The largest ruffs, known as cartwheel ruffs, were supported by a metal frame that went around the wearer's neck like, well,  a cartwheel around an axle.  The frames were covered with silver wire to make them more attractive, but not all the silver wire in the world could have made them comfortable.

Gives a whole new meaning to stiff-necked, doesn’t it?

 

* Also known as supportasses  and  underproppers.  The things you learn during a Google search.

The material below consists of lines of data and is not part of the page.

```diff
+					const uint32_t nlo = (uint32_t)__builtin_popcount((uint32_t)B), nhi = (uint32_t)__builtin_popcount((uint32_t)(B >> 32));
+					if (min(nlo, nhi) <= ms0) {
+						const uint64_t OUT = TW_SGE(drx, c_M) & TW_HI31;
+						D = tw_smear_halves(OUT | (nlo > ms0 ? 0x00000000ffffffffull : 0ull) | (nhi > ms0 ? 0xffffffff00000000ull : 0ull));
+						if (tw_both_halves(D) == 0) break;
+					}
+					TW_STAMP(if (g.stamp) ++st_n_fast;)
+					if (P <= ms0) { tile_end = true; break; }
 					wave_mem_fence();
-					const int tj = tw_ld32(c_own);
-					const int lutv = tw_ld_i8(min(ddl, c_bwl) + LUT_OFF);
-	#if defined(__HIP_DEVICE_COMPILE__)
-					__builtin_amdgcn_sched_barrier(0);
-	#endif
-					const int sc0 = min(min((int)dqm1, (int)drm1), spm1);
-					const int sc = TW_SEL(okm, sc0 + (int)pf.y + lutv, c_min);
-					const int excl = max(tw_excl_max32(sc), spm1);
-					const uint64_t A = TW_SGT(sc, excl);
-					B = TW_EQ(tj, u.m4) & okm & ~A;
-					const uint32_t blo = (uint32_t)B, bhi = (uint32_t)(B >> 32);
-					if (__builtin_expect(tw_above_first(A, B) != 0, 0)) { force_general = true; break; }
-					{
-						const uint32_t wp = TW_SEL(A, u.m4 - c_own, 0xfffffffcu);
-						const int wf = max(excl, sc);
-						tw_st64_pf_lanes(tw_last_or_lane0(A), a_cur, wp, (uint32_t)wf);
-					}
-					const uint32_t nlo = (uint32_t)__builtin_popcount(blo), nhi = (uint32_t)__builtin_popcount(bhi);
-					if (__builtin_expect(min(nlo, nhi) <= ms0, 0)) {
-						const uint64_t OUT = TW_SGE(drm1, c_Mout);
-						D = tw_smear_halves(OUT | (nlo > ms0 ? 0x00000000ffffffffull : 0ull) | (nhi > ms0 ? 0xffffffff00000000ull : 0ull));
-						if (__builtin_expect(tw_both_halves(D) == 0, 0)) break;
-					}
-					u.m4 += 4u; u.S += 16u;
-					if constexpr (L::HAS_XQ) u.pc += 8u;
-					TW_STAMP(if (g.stamp) ++st_n_fast;)
-					if (__builtin_expect(--npass <= 0, 0)) { tile_end = true; break; }
-					wave_mem_fence();
-				}
+				}
+				TW_OPAQUE(u.S); TW_OPAQUE(u.m4);
+				if (!tile_end) { u.m4 -= 4u; u.S -= 16u; }
 				const uint32_t a_cur = u.S & 0x3f8u;
 				u.S -= 16u;
 				if (!force_general && !tile_end) {
```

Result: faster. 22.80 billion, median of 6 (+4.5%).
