## Checkpoint deferred fast-LCP pivot state so straggler reruns resume instead of restarting

When the budgeted fast LCP solver runs out of pivot budget, the solver state (basis lists, pivot history, z, rung, counters) is saved per environment in global memory. The straggler pass then resumes from that state instead of re-running the pivots it already did, and for Lemke-phase defers it skips the fast phase. This avoids repeating pivot work for deferred environments, at the cost of extra global writes and reads on defer, extra per-env memory, and atomic counters for resume statistics.

After: 7.638 million, median of 6. Within noise of the previous version (+0.4%).

```diff
diff --git a/include/b200moby.h b/include/b200moby.h
--- a/include/b200moby.h
+++ b/include/b200moby.h
@@ -146,6 +146,7 @@
 b200moby_status b200moby_get_impact_profile(b200moby_handle h, long long* prof);
 
 b200moby_status b200moby_get_env_stats(b200moby_handle h, int* stat);
+b200moby_status b200moby_get_resume_stats(b200moby_handle h, unsigned long long* out);
 
 b200moby_status b200moby_lcp_lemke_batched(int batch, int n, const double* M_dev, const double* q_dev, double* z_dev,
                                            double piv_tol, double zero_tol, int* status_dev, int* pivots_dev,
diff --git a/moby_b200/capi.py b/moby_b200/capi.py
--- a/moby_b200/capi.py
+++ b/moby_b200/capi.py
@@ -60,7 +60,7 @@
     "b200moby_create", "b200moby_destroy", "b200moby_set_state", "b200moby_get_state",
     "b200moby_set_state_dev", "b200moby_get_state_dev", "b200moby_step", "b200moby_set_pivot_budget", "b200moby_get_counters",
     "b200moby_reset_counters", "b200moby_get_launch_count", "b200moby_get_time", "b200moby_get_last_lcp",
-    "b200moby_get_impact_profile", "b200moby_get_kernel_profile", "b200moby_get_env_stats",
+    "b200moby_get_impact_profile", "b200moby_get_kernel_profile", "b200moby_get_env_stats", "b200moby_get_resume_stats",
     "b200moby_lcp_lemke_batched", "b200moby_lcp_fast_batched", "b200moby_lcp_lemke_regularized_batched",
     "b200moby_lcp_fast_regularized_batched", "b200moby_lcp_lemke_host", "b200moby_lcp_fast_host", "b200moby_lcp_solve_host",
     "b200moby_selftest_div",
@@ -97,6 +97,7 @@
     L.b200moby_get_last_lcp.argtypes = [C.c_void_p, ip, dp, C.c_int]
     L.b200moby_get_impact_profile.argtypes = [C.c_void_p, ip]
     L.b200moby_get_env_stats.argtypes = [C.c_void_p, ip]
+    L.b200moby_get_resume_stats.argtypes = [C.c_void_p, vp]
     L.b200moby_get_kernel_profile.argtypes = [C.c_void_p, C.c_int, C.c_int, C.POINTER(KernelProfile)]
     L.b200moby_lcp_lemke_batched.argtypes = [C.c_int, C.c_int, dp, dp, dp, C.c_double, C.c_double, ip, ip, ip, C.c_int, vp]
     L.b200moby_lcp_fast_batched.argtypes = [C.c_int, C.c_int, dp, dp, dp, C.c_int, C.c_double, ip, ip, ip, C.c_int, vp]
diff --git a/moby_b200/csrc/lcp_device.cuh b/moby_b200/csrc/lcp_device.cuh
--- a/moby_b200/csrc/lcp_device.cuh
+++ b/moby_b200/csrc/lcp_device.cuh
@@ -710,10 +710,18 @@
 B2M_DEV inline void list_erase(int* L, int& m, int pos) { for (int i = pos; i + 1 < m; i++) L[i] = L[i + 1]; m--; }
 B2M_DEV inline void list_insert_sorted(int* L, int& m, int v) { int i = m; while (i > 0 && L[i - 1] > v) { L[i] = L[i - 1]; i--; } L[i] = v; m++; }
 
+struct FastResume {
+  int rung;
+  int zvalid, total;
+  int piv, executed, nh;
+  bool resume;
+};
+
 template <class G>
 B2M_DEV B2M_NOINL int lcp_fast_solve(const G& g, int n, const double* M, int ldm, const double* q, double lambda, double zero_tol,
                               bool warm, double* z, double* wd, int* wi, int* pivots_out, int* log, int log_cap,
-                              int* log_len, int* budget = nullptr, int* executed_out = nullptr, double offdiag = -1.0) {
+                              int* log_len, int* budget = nullptr, int* executed_out = nullptr, double offdiag = -1.0,
+                              FastResume* rs = nullptr) {
   double* A = wd;
   double* zz = A + (size_t)n * n;
   double* w = zz + n;
@@ -726,7 +734,14 @@
   int nlog = 0, nh = 0, executed = 0;
   if (executed_out) *executed_out = 0;
   if (zero_tol < 0.0) zero_tol = n * norm_inf_with(g, n, M, ldm, lambda, offdiag) * B2M_EPS;
-  if (warm) {
+  const bool resume = rs && rs->resume;
+  if (resume) {
+    nh = rs->nh; executed = rs->executed;
+    if (g.tid == 0) {
+      for (int i = 0; i < W32; i++) cur[i] = 0u;
+      for (int i = 0; i < cnt[0]; i++) cur[nonbas[i] >> 5] |= 1u << (nonbas[i] & 31);
+    }
+  } else if (warm) {
     if (g.tid == 0) {
       int k = 0, nb = 0;
       for (int i = 0; i < W32; i++) cur[i] = 0u;
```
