# encryptio/slime

Hardware: AMD Instinct MI355X
Metric: RS encode+decode GiB/s device-resident at need=8/total=12, 1/2/4/8 GPUs (higher is better)
Workload: dtype u32

## Files before the change

### include/slime_rs.h

```cpp
#ifndef SLIME_RS_H
#define SLIME_RS_H

#include <stddef.h>
#include <stdint.h>

#ifdef __cplusplus
extern "C" {
#endif

enum slime_rs_status {
  SLIME_RS_OK = 0,
  SLIME_RS_ERR_VARYING_LENGTH = 1,
  SLIME_RS_ERR_LEN_MISMATCH = 2,
  SLIME_RS_ERR_EMPTY = 3,
  SLIME_RS_ERR_NO_INDICES = 4,
  SLIME_RS_ERR_SINGULAR_NONZERO = 5,
  SLIME_RS_ERR_SINGULAR_ONE = 6,
  SLIME_RS_ERR_SINGULAR_ZERO = 7,
  SLIME_RS_ERR_INDEX_RANGE = 8,
  SLIME_RS_ERR_INVALID_ARG = 9,
  SLIME_RS_ERR_NO_DEVICE = 10,
  SLIME_RS_ERR_HIP = 11,
  SLIME_RS_ERR_MAPPING_FALLBACK = 12,
  SLIME_RS_ERR_BAD_HASH = 13
// ... 211 lines not shown
int slime_rs_recover_data_ex(const slime_rs_call_t *call, const uint32_t *const *chunks, const uint64_t *lens,
                             int nchunks, const int *indices, int nindices, uint32_t *const *out);
int slime_rs_write_chunks_ex(const slime_rs_call_t *call, const uint8_t *data, uint64_t size, int need, int total,
                             uint8_t *const *chunks, uint32_t *mapping);
int slime_rs_reconstruct_ex(const slime_rs_call_t *call, const uint8_t *const *chunks, const int *indices, int need,
                            uint64_t chunk_bytes, uint32_t mapping, uint64_t size, uint8_t *out);
int slime_gf_map_to_gf_ex(const slime_rs_call_t *call, const uint8_t *in, uint64_t len, uint32_t *mapping,
                          uint32_t *out);
int slime_gf_map_to_gf_with_ex(const slime_rs_call_t *call, const uint8_t *in, uint64_t len, uint32_t n,
                               uint32_t *out);
int slime_gf_map_from_gf_ex(const slime_rs_call_t *call, uint32_t n, const uint32_t *in, uint64_t count,
                            uint8_t *out);
int slime_rs_parity_matrix_ex(const slime_rs_call_t *call, int d, int p, uint32_t *out);
int slime_rs_vandermonde_matrix_ex(const slime_rs_call_t *call, int d, int p, uint32_t *out);
int slime_rs_solve_sub_identity_ex(const slime_rs_call_t *call, uint32_t *m, int rows, int cols);
int slime_rs_invert_matrix_ex(const slime_rs_call_t *call, const uint32_t *m, int d, uint32_t *inv);

typedef struct slime_rs_cache_stats {
  uint64_t live;
  uint64_t capacity;
  uint64_t hits, misses, evictions;
  uint64_t device_tables;
} slime_rs_cache_stats_t;
int slime_rs_plan_cache_stats(slime_rs_cache_stats_t *stats);
int slime_rs_plan_cache_capacity(uint64_t capacity);
typedef struct slime_rs_host_stats {
  uint64_t calls, windows;
  uint64_t copy_in_us, enqueue_us, wait_us, copy_out_us, total_us;
} slime_rs_host_stats_t;
int slime_rs_host_stats(slime_rs_host_stats_t *stats, int reset);
int slime_rs_pool_calls(int device, uint64_t *calls, int *inflight);
int slime_rs_host_call_slots(void);
int slime_rs_ticket_sets(int device, uint64_t *sets, uint64_t *held);
int slime_rs_schedule_counts(int device, uint64_t *dynamic, uint64_t *fallback);


int slime_rs_sha256(const uint8_t *data, uint64_t len, uint8_t *out );

int slime_rs_chunk_digests(const uint8_t *const *chunks, const uint64_t *lens, uint32_t n, uint8_t *sha,
                           uint8_t *hdr);

int slime_rs_write_chunks_digest(const uint8_t *data, uint64_t size, int need, int total, uint8_t *const *chunks,
                                 uint32_t *mapping, uint8_t *sha, uint8_t *hdr);

int slime_rs_reconstruct_verify(const uint8_t *const *chunks, const int *indices, int need, uint64_t chunk_bytes,
                                uint32_t mapping, uint64_t size, uint8_t *out, const uint8_t *want_sha);

int slime_rs_digest_info(int *sha_extensions, int *threads);

int slime_rs_write_chunks_digest_ex(const slime_rs_call_t *call, const uint8_t *data, uint64_t size, int need,
                                    int total, uint8_t *const *chunks, uint32_t *mapping, uint8_t *sha,
                                    uint8_t *hdr);
int slime_rs_reconstruct_verify_ex(const slime_rs_call_t *call, const uint8_t *const *chunks, const int *indices,
                                   int need, uint64_t chunk_bytes, uint32_t mapping, uint64_t size, uint8_t *out,
                                   const uint8_t *want_sha);

#ifdef __cplusplus
}
#endif
#endif
```

### slime_amd/_native.py

```python
from __future__ import annotations

import contextlib
import ctypes
import os

try:
    import torch
except ImportError:
    torch = None

LIB_PATH = os.path.join(os.path.dirname(os.path.abspath(__file__)), "lib", "libslime_rs.so")

if not os.path.exists(LIB_PATH):
    raise ImportError(f"{LIB_PATH} is not built; run `make` at the repo root or __graft_entry__.build()")

lib = ctypes.CDLL(LIB_PATH)

c_u32p = ctypes.POINTER(ctypes.c_uint32)
c_u64p = ctypes.POINTER(ctypes.c_uint64)
c_intp = ctypes.POINTER(ctypes.c_int)
c_u8p = ctypes.POINTER(ctypes.c_uint8)


class Call(ctypes.Structure):
# ... 182 lines not shown
    ("slime_gf_unpack_device", ctypes.c_int,
     [ctypes.c_int, ctypes.c_void_p, ctypes.c_uint64, ctypes.c_uint32, ctypes.c_void_p, ctypes.c_void_p]),
    ("slime_rs_fill_symbols", ctypes.c_int,
     [ctypes.c_int, ctypes.c_void_p, ctypes.c_uint64, ctypes.c_uint64, ctypes.c_void_p]),
    ("slime_rs_create_parity_ex", ctypes.c_int,
     [ctypes.POINTER(Call), ctypes.c_void_p, ctypes.c_void_p, ctypes.c_int, ctypes.c_int, ctypes.c_void_p]),
    ("slime_rs_create_parities_ex", ctypes.c_int,
     [ctypes.POINTER(Call), ctypes.c_void_p, ctypes.c_void_p, ctypes.c_int, ctypes.c_int, ctypes.c_void_p]),
    ("slime_rs_recover_data_ex", ctypes.c_int,
     [ctypes.POINTER(Call), ctypes.c_void_p, ctypes.c_void_p, ctypes.c_int, ctypes.c_void_p, ctypes.c_int,
      ctypes.c_void_p]),
    ("slime_rs_write_chunks_ex", ctypes.c_int,
     [ctypes.POINTER(Call), ctypes.c_void_p, ctypes.c_uint64, ctypes.c_int, ctypes.c_int, ctypes.c_void_p, c_u32p]),
    ("slime_rs_reconstruct_ex", ctypes.c_int,
     [ctypes.POINTER(Call), ctypes.c_void_p, ctypes.c_void_p, ctypes.c_int, ctypes.c_uint64, ctypes.c_uint32,
      ctypes.c_uint64, ctypes.c_void_p]),
    ("slime_gf_map_to_gf_ex", ctypes.c_int,
     [ctypes.POINTER(Call), ctypes.c_void_p, ctypes.c_uint64, c_u32p, ctypes.c_void_p]),
    ("slime_gf_map_to_gf_with_ex", ctypes.c_int,
     [ctypes.POINTER(Call), ctypes.c_void_p, ctypes.c_uint64, ctypes.c_uint32, ctypes.c_void_p]),
    ("slime_gf_map_from_gf_ex", ctypes.c_int,
     [ctypes.POINTER(Call), ctypes.c_uint32, ctypes.c_void_p, ctypes.c_uint64, ctypes.c_void_p]),
    ("slime_rs_parity_matrix_ex", ctypes.c_int, [ctypes.POINTER(Call), ctypes.c_int, ctypes.c_int, ctypes.c_void_p]),
    ("slime_rs_vandermonde_matrix_ex", ctypes.c_int,
     [ctypes.POINTER(Call), ctypes.c_int, ctypes.c_int, ctypes.c_void_p]),
    ("slime_rs_solve_sub_identity_ex", ctypes.c_int,
     [ctypes.POINTER(Call), ctypes.c_void_p, ctypes.c_int, ctypes.c_int]),
    ("slime_rs_invert_matrix_ex", ctypes.c_int, [ctypes.POINTER(Call), ctypes.c_void_p, ctypes.c_int, ctypes.c_void_p]),
    ("slime_rs_plan_cache_stats", ctypes.c_int, [ctypes.POINTER(CacheStats)]),
    ("slime_rs_plan_cache_capacity", ctypes.c_int, [ctypes.c_uint64]),
    ("slime_rs_pool_calls", ctypes.c_int, [ctypes.c_int, c_u64p, c_intp]),
    ("slime_rs_host_call_slots", ctypes.c_int, []),
    ("slime_rs_ticket_sets", ctypes.c_int, [ctypes.c_int, c_u64p, c_u64p]),
    ("slime_rs_schedule_counts", ctypes.c_int, [ctypes.c_int, c_u64p, c_u64p]),
    ("slime_rs_host_stats", ctypes.c_int, [ctypes.POINTER(HostStats), ctypes.c_int]),
    ("slime_rs_sha256", ctypes.c_int, [ctypes.c_void_p, ctypes.c_uint64, ctypes.c_void_p]),
    ("slime_rs_chunk_digests", ctypes.c_int,
     [ctypes.c_void_p, ctypes.c_void_p, ctypes.c_uint32, ctypes.c_void_p, ctypes.c_void_p]),
    ("slime_rs_write_chunks_digest", ctypes.c_int,
     [ctypes.c_void_p, ctypes.c_uint64, ctypes.c_int, ctypes.c_int, ctypes.c_void_p, c_u32p, ctypes.c_void_p,
      ctypes.c_void_p]),
    ("slime_rs_reconstruct_verify", ctypes.c_int,
     [ctypes.c_void_p, ctypes.c_void_p, ctypes.c_int, ctypes.c_uint64, ctypes.c_uint32, ctypes.c_uint64,
      ctypes.c_void_p, ctypes.c_void_p]),
    ("slime_rs_digest_info", ctypes.c_int, [c_intp, c_intp]),
    ("slime_rs_write_chunks_digest_ex", ctypes.c_int,
     [ctypes.POINTER(Call), ctypes.c_void_p, ctypes.c_uint64, ctypes.c_int, ctypes.c_int, ctypes.c_void_p, c_u32p,
      ctypes.c_void_p, ctypes.c_void_p]),
    ("slime_rs_reconstruct_verify_ex", ctypes.c_int,
     [ctypes.POINTER(Call), ctypes.c_void_p, ctypes.c_void_p, ctypes.c_int, ctypes.c_uint64, ctypes.c_uint32,
      ctypes.c_uint64, ctypes.c_void_p, ctypes.c_void_p]),
]

for _name, _res, _args in SIGNATURES:
    _fn = getattr(lib, _name)
    _fn.restype = _res
    _fn.argtypes = _args

OK = 0
ERR_VARYING_LENGTH = 1
ERR_LEN_MISMATCH = 2
ERR_EMPTY = 3
ERR_NO_INDICES = 4
ERR_SINGULAR_NONZERO = 5
ERR_SINGULAR_ONE = 6
ERR_SINGULAR_ZERO = 7
# ... 58 lines not shown
    st = HostStats()
    check(lib.slime_rs_host_stats(ctypes.byref(st), int(reset)))
    return {f: int(getattr(st, f)) for f, _ in HostStats._fields_}


def digest_info() -> tuple[bool, int]:
    e, t = ctypes.c_int(), ctypes.c_int()
    check(lib.slime_rs_digest_info(ctypes.byref(e), ctypes.byref(t)))
    return bool(e.value), int(t.value)


def codec_info() -> dict:
    isa, th = ctypes.c_char_p(), ctypes.c_int()
    check(lib.slime_gf_codec_info(ctypes.byref(isa), ctypes.byref(th)))
    return {"isa": isa.value.decode(), "threads": int(th.value)}


def alloc_info(ptr: int) -> dict:
    st = AllocInfo()
    check(lib.slime_rs_device_alloc_info(ctypes.c_void_p(ptr), ctypes.byref(st)))
    n = st.probes
    kinds = ["hipMalloc" if st.probe_chunk[i] == 0 else f"{st.probe_chunk[i] >> 20} MiB chunks" for i in range(n)]
    return {"kept": ("hipMalloc" if st.kind == 1 else f"{st.chunk_bytes >> 20} MiB chunks"),
            "probes": [{"placement": kinds[i], "probe_gbs": round(st.probe_gbs[i], 1)} for i in range(n)],
            "retries": max(0, n - 1), "chosen": st.chosen if n else None}


def ticket_sets(device: int) -> tuple[int, int]:
    s, h = ctypes.c_uint64(), ctypes.c_uint64()
    check(lib.slime_rs_ticket_sets(device, ctypes.byref(s), ctypes.byref(h)))
    return int(s.value), int(h.value)


def schedule_counts(device: int) -> tuple[int, int]:
    d, f = ctypes.c_uint64(), ctypes.c_uint64()
    check(lib.slime_rs_schedule_counts(device, ctypes.byref(d), ctypes.byref(f)))
    return int(d.value), int(f.value)


@contextlib.contextmanager
def on_device(device: int | None):
    if device is None:
        yield
        return
    prev = int(lib.slime_rs_selected_device())
    check(lib.slime_rs_select_device(int(device)))
    try:
        yield
    finally:
        check(lib.slime_rs_select_device(prev))


def pool_calls(device: int) -> tuple[int, int]:
    c, f = ctypes.c_uint64(), ctypes.c_int()
    check(lib.slime_rs_pool_calls(device, ctypes.byref(c), ctypes.byref(f)))
    return int(c.value), int(f.value)
```

### slime_amd/csrc/kernels.hpp

```cpp
#pragma once
#include <hip/hip_runtime.h>
#include <stdint.h>

#include <stdlib.h>

#include <functional>

#include "ragged_plan.hpp"

namespace slime {

struct ApplyLaunch {
  const uint32_t* in;
  uint32_t* out;
  uint64_t in_obj_stride;
  uint64_t in_shard_stride;
  uint64_t out_obj_stride;
  uint64_t out_shard_stride;
  const uint32_t* coeff;
  const uint32_t* in_idx;
  const uint32_t* out_idx;
  uint64_t ncols;
  uint32_t nobj;
  uint32_t rows;
  uint32_t k;
  bool vec_ok;
  const uint8_t* mfma = nullptr;
  uint32_t in_max = 0, out_max = 0;
  bool in_seq = false;
};

bool mfma_eligible(const ApplyLaunch& a);
hipError_t launch_apply_mfma(const ApplyLaunch& a, hipStream_t stream);
int matrix_core_mode();
void set_matrix_core_mode(int m);
bool mfma_wanted(uint32_t k, uint32_t rows);

inline uint32_t coeff_stride(uint32_t k) { return (k + 15u) & ~15u; }

hipError_t launch_apply(const ApplyLaunch& a, hipStream_t stream);

hipError_t launch_pipe_k32(const ApplyLaunch& a, hipStream_t stream);

bool pipelined_kernels();
void set_pipelined_kernels(bool on);
int queue_mode();
void set_queue_mode(int m);
int switch_bits_mode();
void set_switch_bits_mode(int m);
bool queue_allowed(hipStream_t s);
constexpr int kQueueCounters = 8;
hipError_t with_tickets(hipStream_t stream, const std::function<hipError_t(uint32_t*)>& launch, bool* launched);
hipError_t warm_ticket_pool(int device);
void ticket_pool_stats(int device, uint64_t* sets, uint64_t* held);
void schedule_counts(int device, uint64_t* dynamic, uint64_t* fallback);

uint32_t object_segments(uint32_t nobj, uint64_t ncols);

inline uint64_t queue_units(uint32_t nobj, uint64_t ncols, int U, int C, uint32_t spread) {
  const uint64_t ntiles = ((ncols >> 2) + 64ull * U - 1) / (64ull * U);
  const uint64_t groups = (ntiles + 4ull * C - 1) / (4ull * C), s = spread ? spread : 1;
  return (uint64_t)nobj * s * ((groups + s - 1) / s) * 4;
}

inline uint64_t queue_blocks(uint64_t full, uint64_t units) {
  const uint64_t want = (units + 3) / 4;
  return want < 1 ? 1 : want < full ? want : full;
}

inline uint64_t tiny_queue_units() {
  static const uint64_t tiny = [] {
    const char* e = getenv("SLIME_RS_TINY_UNITS");
    const long long v = e ? atoll(e) : 4;
    return v > 0 ? (uint64_t)v : 0ull;
  }();
  return tiny;
}

inline uint32_t queue_spread(uint32_t nobj, uint64_t ncols, int U, int C, uint32_t streams = 0) {
  const uint64_t ntiles = ((ncols >> 2) + 64ull * U - 1) / (64ull * U);
  const uint64_t groups = (ntiles + 4ull * C - 1) / (4ull * C);
  const uint64_t target = streams == 6 ? 256 : 64;
  uint64_t S = (target + (uint64_t)nobj - 1) / (nobj ? nobj : 1);
  if (S > groups) S = groups ? groups : 1;
  const uint64_t B = (groups + S - 1) / S;
  const uint64_t units = (uint64_t)nobj * S * B * 4;
  if (units >= (1ull << 32)) return 0;
// ... 189 lines not shown
```

### slime_amd/csrc/rs_apply.hip

```cpp
#include <hip/hip_runtime.h>
#include <stdlib.h>

#include <atomic>
#include <deque>
#include <functional>
#include <map>
#include <mutex>
#include <utility>
#include <vector>

#include "kernels.hpp"
#include "rs_apply_kernel.hpp"
#include "rs_ragged_launch.hpp"

namespace slime {

uint32_t object_segments(uint32_t nobj, uint64_t ncols) {
  const uint64_t want = (256 + nobj - 1) / nobj;
  const uint64_t max_s = (ncols >> 2) / 1024 ? (ncols >> 2) / 1024 : 1;
  return (uint32_t)(want < max_s ? want : max_s);
}
namespace {

using apply::kBlock;
// ... 76 lines not shown
  constexpr int C = queue_unit_tiles<K>();
  *launched = false;
  const uint32_t spread = queue_spread(a.nobj, a.ncols, U, C, (uint32_t)(a.k + a.rows));
  if (!spread) return hipSuccess;
  const uint64_t blocks = queue_blocks(kQueueBlocks, queue_units(a.nobj, a.ncols, U, C, spread));
  return with_tickets(
      stream,
      [&](uint32_t* set) {
        hipLaunchKernelGGL((apply::rs_apply_queue_kernel<K, U, C, kQueueCounters, kNtLoads, kNtStores>),
                           dim3((uint32_t)blocks), dim3(kBlock), 0, stream, a.in, a.out, a.in_obj_stride,
                           a.in_shard_stride, a.out_obj_stride, a.out_shard_stride, a.coeff, a.in_idx, a.out_idx,
                           a.ncols, a.nobj, a.rows, a.k, set, nullptr, spread);
        return hipGetLastError();
      },
      launched);
}

}
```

** I don't know about you, but give me a 2-foot long spoon and a bowl of soup and I can guarantee you I'll have soup down my front.

 

Charlemagne: The Education Emperor

My Own True Love and I were standing outside the cathedral at Aachen when the memory stirred in both our brains.  Aachen=Charlemagne.*

It was the end of the day.  Thanks to my usual case of vacation/holiday bronchitis, I had no voice.  One of our Turkish/Belgian hosts was observing Ramadan and was tired from his fast.  We had not done our homework and had no idea what Charlemagne-related stuff the city might hold.  We kicked ourselves, wrote down the website posted on a nearby wall, bought some of Aachen's famous gingerbread, and walked away. **

 

Whether you call him Charles the Great, Carolus Magnus,  Karl der Grosse, or Charlemagne , there are plenty of reason to be impressed with the man:

  • He conquered much of the former western Roman empire.
  • He was the founder of what later became the Holy Roman Empire--and the idea of a distinctly European identity.  His contemporaries called him the Father of Europe.
  • He was an important player in the spread of Christianity into Northern Europe, though his methods did not include turning the other cheek.  In 785 he ordered the death penalty for any newly conquered Saxon who refused to be baptized  (This is roughly the same period when Christendom began to accuse Islam of conversion by the sword.  Just saying.)

Me?  I'm fascinated by Charlemagne the Education Emperor.

Charlemagne was illiterate for much of his life. He hired learned men to read out loud to him at dinner, dispensing with the usual medieval floorshow of jester, bard, and musicians.  He studied three of the classic seven liberal arts: grammar, rhetoric, and mathematics.  He learned to speak Latin and some Greek in addition to his native Frankish.  By all accounts, Charlemagne's efforts to learn to write were less successful.  (According to his secretary and biographer, he practiced writing while in bed and hid his wax tablets under his pillows.)

Though he never quite got the hang of reading and writing himself, Charlemagne was an enthusiastic promoter of literacy in others. Under his patronage, the court at Aachen took the first steps out of the Dark Ages into the Middle Ages, a little flutter of learning known as the Carolingian Renaissance.  He gathered a group of the Anglo-Saxon and Irish clergy who had kept the flame of literacy alive in Europe after the fall of Rome.  He reformed the palace school at Aachen and founded monastery schools throughout the empire with the intention of creating a literate clergy.  He sponsored the creation of a new uniform script for copying texts, the development of textbooks for teaching Latin to non-Latin speakers, and thee collection of Latin manuscripts.

 

*  ca. 742 - 814, in case you’re interested.

** A quick Internet search revealed that Aachen is developing a "Charlemagne route" of museums and sites in anticipation of the 1200th anniversary of Charlemagne's death in 2014.   We've put Aachen on our schedule for 2014.  See you there?